Grenville and Pomeroy waited in the next room for me to call them in. I wished I could have had time to speak to Grenville a bit more after he made his astounding statement about Mrs. Bennington, but we'd had no moments of privacy. His revelation, however, explained some of his odd behavior-he was a worried father, not a jealous lover.

"In this instance, I was distracted by Colonel Brandon," I said to Bennington. "The knife pointed too much to him, and he did not help by being stubbornly vague with both me and the magistrate."

"He is a stubborn gentleman," Bennington said with a smile. "I was pleased, quite pleased, actually, to discover that I was not the only person that horrible young man tried to blackmail. I did Colonel Brandon a favor."

"By landing him in Newgate?" I asked, my temper rising.

"That was unfortunate, I agree. But I saved him from whatever dire revelation with which Turner threatened him."

"You do not know what that dire revelation was?"

"No, nor did I care. My dear Lacey, I cared only that Turner knew that I should not have enjoyed my glorious inheritance over the years."

"No?" I asked, speculations coming together. "An inheritance from a fourth cousin, probably one you would rarely, if ever, meet, especially when he lived in Scotland and you stayed on the Continent. His family and friends might not have seen the man's heir for decades, if they'd ever seen him at all. Which means they might not realize that you weren't his fourth cousin after all."

"Excellent, Captain." Bennington applauded me softly. "A man can steal an inheritance, you know, if he is very clever and very lucky. And I was both. Mr. Worth, the true heir, had moved to the German states as a lad of ten and hadn't returned to England in forty years. He'd never met his so-wealthy distant cousin from Scotland. I convinced the Scottish solicitors and Worth's London man of business that I was Mr. Worth-made easier because I knew that my friend Worth was dead. Fell down a mountain in Bavaria, poor fellow. He was all alone, with no one to know but me."

"Then you stayed in Italy," I finished for him, "far from people who'd known the true Mr. Worth-or knew you well, for that matter. But then, Henry Turner discovered your secret."
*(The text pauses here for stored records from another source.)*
@@ -372,10 +387,20 @@
         psh[i] = *(const f32x4 *)&p_shift[nch];
 #pragma unroll
         for (int r = 0; r < NB; ++r)
-            if (C::RES && !PARTIAL) rs[i][r] = __builtin_bit_cast(f32x4, __builtin_amdgcn_raw_buffer_load_b128(rs_x, (unsigned)(((fc * 64 + pixe + 8 * r) * COUT + nch) * 4), 0, FIRST ? 0 : 1));
+            if (C::RES && !PARTIAL && i >= KPI) rs[i][r] = __builtin_bit_cast(f32x4, __builtin_amdgcn_raw_buffer_load_b128(rs_x, (unsigned)(((fc * 64 + pixe + 8 * r) * COUT + nch) * 4), 0, FIRST ? 0 : 1));
     }
     if (RED_OFF == 0) __syncthreads();
     constexpr bool HANDOFF = !__is_same(CN, void);
+    static_assert(!ROUT || HANDOFF, "parking is for the next stage");
+    float *Pko = nullptr;
+    constexpr int KPO = [] { if constexpr (ROUT) return LbPark<CN, RED_OFF, FACE_DW>::KP; else return 0; }();
+    if constexpr (ROUT) {
+        using PN = LbPark<CN, RED_OFF, FACE_DW>;
+        static_assert(CN::RES && CN::NS == C::NS && CN::MT == MT && CN::NB == NB && KPO >= 1, "the next stage's residual is this output, tile for tile");
+        static_assert(PN::OFF >= C::XF_DW && PN::OFF >= CN::XF_DW && (RED_OFF ? PN::END <= RED_OFF : (PN::OFF >= C::RED_DW && PN::END <= FACE_DW)),
+                      "clear of what this stage still reads and of the fragments it hands over");
+        Pko = reinterpret_cast<float *>(Xf + PN::OFF) + (st & (C::NSX - 1)) * (KPO * NB * 256);
+    }
     f32x4 vout[KT][NB];
     if constexpr (C::NS == 2) {
 #pragma unroll
@@ -398,8 +423,9 @@
                 continue;
             }
             v = v * inv_p + psh[mt >> 1];
-            if (C::RES) v += rs[mt >> 1][r];
-            if (STORE && real) *(f32x4 *)&Y[((size_t)f * C::PIXO + pixe + 8 * r) * COUT + nch] = v;
+            if (C::RES) v += (mt >> 1) < KPI ? *(const f32x4 *)&Pk[(((mt >> 1) * NB + r) * 64 + lane) * 4] : rs[mt >> 1][r];
+            if (STORE && (mt >> 1) >= KPO && real) *(f32x4 *)&Y[((size_t)f * C::PIXO + pixe + 8 * r) * COUT + nch] = v;
+            if ((mt >> 1) < KPO) *(f32x4 *)&Pko[(((mt >> 1) * NB + r) * 64 + lane) * 4] = v;
             if (HANDOFF) vout[mt >> 1][r] = v;
         }
     }
@@ -438,8 +464,9 @@
 #pragma unroll
                 for (int so = 1; so < NSW; ++so) v += so == st ? acc[mt][r] : *(const f32x4 *)&Red[(((so * MT + mt) * NB + r) * 64 + lane) * 4];
                 v = v * inv_p + psh[mt / NSW];
-                if (C::RES) v += rs[mt / NSW][r];
-                if (STORE && real) *(f32x4 *)&Y[((size_t)f * C::PIXO + pixe + 8 * r) * COUT + nch] = v;
+                if (C::RES) v += (mt / NSW) < KPI ? *(const f32x4 *)&Pk[(((mt / NSW) * NB + r) * 64 + lane) * 4] : rs[mt / NSW][r];
+                if (STORE && (mt / NSW) >= KPO && real) *(f32x4 *)&Y[((size_t)f * C::PIXO + pixe + 8 * r) * COUT + nch] = v;
+                if ((mt / NSW) < KPO) *(f32x4 *)&Pko[(((mt / NSW) * NB + r) * 64 + lane) * 4] = v;
                 if (HANDOFF) vout[mt / NSW][r] = v;
             }
         }
@@ -476,7 +503,7 @@
     static constexpr int LDS_DW = FPW * FACE_DW + NW * TB_DW;
 };
 
-template <class CN, bool PROF, int FACE_DW>
+template <class CN, bool PROF, int FACE_DW, bool STORE = true, bool PARK = false>
 __device__ __forceinline__ void lb7_stage(unsigned *smem, const LbStageArgs &sa, int B, unsigned long long (&pt_)[5], unsigned long long &tk) {
     unsigned long long tn = 0;
     const float *__restrict__ X = sa.X;
@@ -661,6 +688,7 @@
     asm volatile("" : "+v"(le));
     const int ne = le & 15, ge = le >> 4, ox = ne & 7;
     constexpr bool HANDOFF = !__is_same(CN, void);
+    static_assert(HANDOFF || (STORE && !PARK), "a block on its own stores its output");
     if constexpr (HANDOFF) __syncthreads();
 #pragma unroll
     for (int mt = 0; mt < MT; ++mt) {
@@ -670,11 +698,16 @@
         for (int k = 0; k < 2; ++k) {
             const int oy = 4 * st + 2 * k + (ne >> 3);
             const f32x4 v = acc[mt][k] * inv_p + psh;
-            if (real) *(f32x4 *)&Y[((size_t)f * 64 + oy * 8 + ox) * COUT + nch] = v;
+            if (STORE && real) *(f32x4 *)&Y[((size_t)f * 64 + oy * 8 + ox) * COUT + nch] = v;
             if constexpr (HANDOFF) {
                 static_assert(CN::CIN == COUT && !CN::S2, "features.8 takes this block's output");
                 const int kc = mt >> 1, lg = (2 * (mt & 1) + (ge >> 1)) * 16, dw = 2 * (ge & 1);
                 const int r = 2 * k + (ne >> 3), nn = 8 * st + ox;
+                if constexpr (PARK) {
+                    using PN = LbPark<CN, 0, FACE_DW>;
+                    static_assert(CN::NS == 2 && CN::MT == MT && PN::KP == CN::KT && PN::OFF >= CN::XF_DW && PN::END <= FACE_DW, "features.8's park, clear of the fragments written below");
+                    *(f32x4 *)&reinterpret_cast<float *>(Xf + PN::OFF)[((((mt & 1) * CN::KT + (mt >> 1)) * 4 + r) * 64 + 16 * ge + nn) * 4] = v;
+                }
                 const f32x4 vs = real ? v * 16.0f : (f32x4){0.f, 0.f, 0.f, 0.f};
                 unsigned a0, b0, a1, b1;
                 split2h(vs[0], vs[1], a0, b0);
@@ -687,7 +720,7 @@
     SYNL_LAP(4);
 }
 
-template <class CN, int FACE_DW>
+template <class CN, int FACE_DW, int RED_OFF, bool PARK = false>
 __device__ __forceinline__ void lb7_stage8(unsigned *smem, const LbStageArgs &sa, int B) {
     const float *__restrict__ X = sa.X;
     const float *__restrict__ Tlb = sa.Tlb, *__restrict__ p_shift = sa.p_shift;
@@ -870,7 +903,7 @@
         for (int mt = 0; mt < MT; ++mt) {
             const int nch = 16 * mt + 4 * ge;
             v[mt] = (acc[mt] + *(const f32x4 *)&Ex[((q * MT + mt) * 64 + lane) * 4]) * inv_p + *(const f32x4 *)&p_shift[nch];
-            if (real) *(f32x4 *)&Y[((size_t)f * 64 + oy * 8 + ox) * COUT + nch] = v[mt];
+            if (!PARK && real) *(f32x4 *)&Y[((size_t)f * 64 + oy * 8 + ox) * COUT + nch] = v[mt];
         }
     }
     static_assert(CN::CIN == COUT && !CN::S2, "features.8 takes this block's output");
@@ -880,6 +913,12 @@
         for (int mt = 0; mt < MT; ++mt) {
             const int kc = mt >> 1, lg = (2 * (mt & 1) + (ge >> 1)) * 16, dw = 2 * (ge & 1);
             const int r = oy & 3, nn = 8 * (oy >> 2) + ox;
+            if constexpr (PARK) {
+                using PN = LbPark<CN, RED_OFF, FACE_DW>;
+                static_assert(CN::NS == 8 && CN::KT == 1 && PN::KP == 1 && CN::MT == MT && PN::OFF >= CN::XF_DW && PN::OFF >= MT * 4 * 256 && PN::END <= RED_OFF,
+                              "features.8's park, clear of the fragments written below and of the exchange buffer read above");
+                *(f32x4 *)&reinterpret_cast<float *>(Xf + PN::OFF)[((mt * 4 + r) * 64 + 16 * ge + nn) * 4] = v[mt];
+            }
             const f32x4 vs = real ? v[mt] * 16.0f : (f32x4){0.f, 0.f, 0.f, 0.f};
             unsigned a0, b0, a1, b1;
             split2h(vs[0], vs[1], a0, b0);
@@ -932,7 +971,7 @@
     l2_touch(sa.Wlb, NG * MT * 2048u, gi, nth, sink);
     l2_touch(sa.Tlb, NG * 12u * 32u * 4u, gi, nth, sink);
 }
-template <bool WITH7, bool WITH14>
+template <bool WITH7, bool WITH14, int RL>
 __global__ __launch_bounds__(L8::NT) __attribute__((amdgpu_waves_per_eu(2, 2)))
 void fused_chain_lb_kernel(LbChainArgs ca, int B) {
     unsigned long long pt_[5] = {0, 0, 0, 0, 0}, tk = 0;
@@ -947,20 +986,21 @@
     lb_touch_stage<L12::NG, L12::KE, L12::MT>(ca.s[5], gi, nth, sink);
     lb_touch_stage<L12::NG, L12::KE, L12::MT>(ca.s[6], gi, nth, sink);
     if (WITH14) lb_touch_stage<L14::NG, L14::KE, L14::MT>(ca.s[7], gi, nth, sink);
+    constexpr int IN = RL ? 1 : 0, OUT = RL ? 2 : 0, IN12 = RL == 2 ? 1 : 0, OUT12 = RL == 2 ? 2 : 0;
     if constexpr (WITH7) {
-        lb7_stage<L8, false, kChainFaceDw>(smem, ca.s[0], B, pt_, tk);
-        lb_stage<L8, L8, false, false, kChainFaceDw>(smem, ca.s[1], B, pt_, tk);
+        lb7_stage<L8, false, kChainFaceDw, !RL, RL != 0>(smem, ca.s[0], B, pt_, tk);
+        lb_stage<L8, L8, false, false, kChainFaceDw, !RL, false, 0, IN | OUT>(smem, ca.s[1], B, pt_, tk);
     } else
-        lb_stage<L8, L8, true, false, kChainFaceDw>(smem, ca.s[1], B, pt_, tk);
-    lb_stage<L8, L8, false, false, kChainFaceDw>(smem, ca.s[2], B, pt_, tk);
-    lb_stage<L8, L11, false, false, kChainFaceDw>(smem, ca.s[3], B, pt_, tk);
-    lb_stage<L11, L12, false, false, kChainFaceDw>(smem, ca.s[4], B, pt_, tk);
-    lb_stage<L12, L12, false, false, kChainFaceDw>(smem, ca.s[5], B, pt_, tk);
+        lb_stage<L8, L8, true, false, kChainFaceDw, !RL, false, 0, OUT>(smem, ca.s[1], B, pt_, tk);
+    lb_stage<L8, L8, false, false, kChainFaceDw, !RL, false, 0, IN | OUT>(smem, ca.s[2], B, pt_, tk);
+    lb_stage<L8, L11, false, false, kChainFaceDw, false, false, 0, IN>(smem, ca.s[3], B, pt_, tk);
+    lb_stage<L11, L12, false, false, kChainFaceDw, true, false, 0, OUT12>(smem, ca.s[4], B, pt_, tk);
+    lb_stage<L12, L12, false, false, kChainFaceDw, true, false, 0, IN12 | OUT12>(smem, ca.s[5], B, pt_, tk);
     if constexpr (WITH14) {
-        lb_stage<L12, L14, false, false, kChainFaceDw, false>(smem, ca.s[6], B, pt_, tk);
+        lb_stage<L12, L14, false, false, kChainFaceDw, false, false, 0, IN12>(smem, ca.s[6], B, pt_, tk);
         lb_stage<L14, void, false, false, kChainFaceDw>(smem, ca.s[7], B, pt_, tk);
     } else
-        lb_stage<L12, void, false, false, kChainFaceDw>(smem, ca.s[6], B, pt_, tk);
+        lb_stage<L12, void, false, false, kChainFaceDw, true, false, 0, IN12>(smem, ca.s[6], B, pt_, tk);
     l2_touch_done(sink);
 }
 
@@ -976,18 +1016,19 @@
 constexpr int kFaceDwE = kChainXfDwE + kChainRedDwE;
 constexpr int kLdsDwE = kFaceDwE + L8e::NW * L8e::TB_DW;
 static_assert(kLdsDwE * 4 <= 160 * 1024, "one workgroup per CU");
-template <bool WITH7 = false>
+template <bool WITH7, bool RL>
 __global__ __launch_bounds__(L8e::NT) __attribute__((amdgpu_waves_per_eu(2, 2)))
 void fused_chain_lb_small8_kernel(LbChainArgs ca, int B) {
     unsigned long long pt_[5] = {0, 0, 0, 0, 0}, tk = 0;
     __shared__ __attribute__((aligned(16))) unsigned smem[kLdsDwE];
+    constexpr int IN = RL ? 1 : 0, OUT = RL ? 2 : 0;
     if constexpr (WITH7) {
-        lb7_stage8<L8e, kFaceDwE>(smem, ca.s[0], B);
-        lb_stage<L8e, L8e, false, false, kFaceDwE, true, false, kRedOffE>(smem, ca.s[1], B, pt_, tk);
+        lb7_stage8<L8e, kFaceDwE, kRedOffE, RL>(smem, ca.s[0], B);
+        lb_stage<L8e, L8e, false, false, kFaceDwE, !RL, false, kRedOffE, IN | OUT>(smem, ca.s[1], B, pt_, tk);
     } else
-    lb_stage<L8e, L8e, true, false, kFaceDwE, true, false, kRedOffE>(smem, ca.s[1], B, pt_, tk);
-    lb_stage<L8e, L8e, false, false, kFaceDwE, true, false, kRedOffE>(smem, ca.s[2], B, pt_, tk);
-    lb_stage<L8e, L11e, false, false, kFaceDwE, true, false, kRedOffE>(smem, ca.s[3], B, pt_, tk);
+    lb_stage<L8e, L8e, true, false, kFaceDwE, !RL, false, kRedOffE, OUT>(smem, ca.s[1], B, pt_, tk);
+    lb_stage<L8e, L8e, false, false, kFaceDwE, !RL, false, kRedOffE, IN | OUT>(smem, ca.s[2], B, pt_, tk);
+    lb_stage<L8e, L11e, false, false, kFaceDwE, false, false, kRedOffE, IN>(smem, ca.s[3], B, pt_, tk);
     lb_stage<L11e, L12e, false, false, kFaceDwE, true, false, kRedOffE>(smem, ca.s[4], B, pt_, tk);
     lb_stage<L12e, L12e, false, false, kFaceDwE, true, false, kRedOffE>(smem, ca.s[5], B, pt_, tk);
     lb_stage<L12e, L14e, false, false, kFaceDwE, false, false, kRedOffE>(smem, ca.s[6], B, pt_, tk);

Bennington watched me with an amused expression. "Ah, Captain, I'd grown used to my comfortable means. I could do whatever I pleased, and living on the Continent suited me fine. Why the devil should I lose it all because Henry Turner could not mind his own business?"

"How did he know that you were not the true Mr. Worth?" I asked.

"My bad luck. Mr. Turner apparently had met someone who'd known Worth in Germany, and then he met me. I'd never kept it entirely secret that I'd changed my name when I'd married Claire-a blind is better when you pretend it is of no importance. But Turner was too shrewd for his own good, and he realized after a time that the George Worth his acquaintance had spoken of and I were entirely different men. I suppose then Henry decided to dig around and find out what he could about me. He was a careful gambler-was good at doing his research so he'd more likely win. He took me aside and explained this to me one day while I was strolling about Milan for my health, Turner smiling in a rather nasty way. He liked money, so it was quite easy to press a bank draft into his hand and make him leave me alone."

"But he returned?"

"Oh, yes. I made a mistake believing that giving him money would see the end of it. I'd never dealt with a blackmailer before, you see, and I thought I had been so careful to cover my tracks."

"But Turner persisted."

"Yes, he was quite obnoxious. He told me he planned to settle on the Continent, and in fact was going to stay with a friend for a time in Paris. But he'd return to Milan and suggested that we would meet again. I could not have that. By this time, my wife was famous enough that the London theatres were clamoring to have her. I had no wish to return to England, but I reasoned that we could go while Turner was in Paris. I thought, you see, that if it proved too difficult and too expensive for Turner to pursue me, I'd be rid of the fellow. He'd been so sincere in his declaration that he'd live on the Continent for good."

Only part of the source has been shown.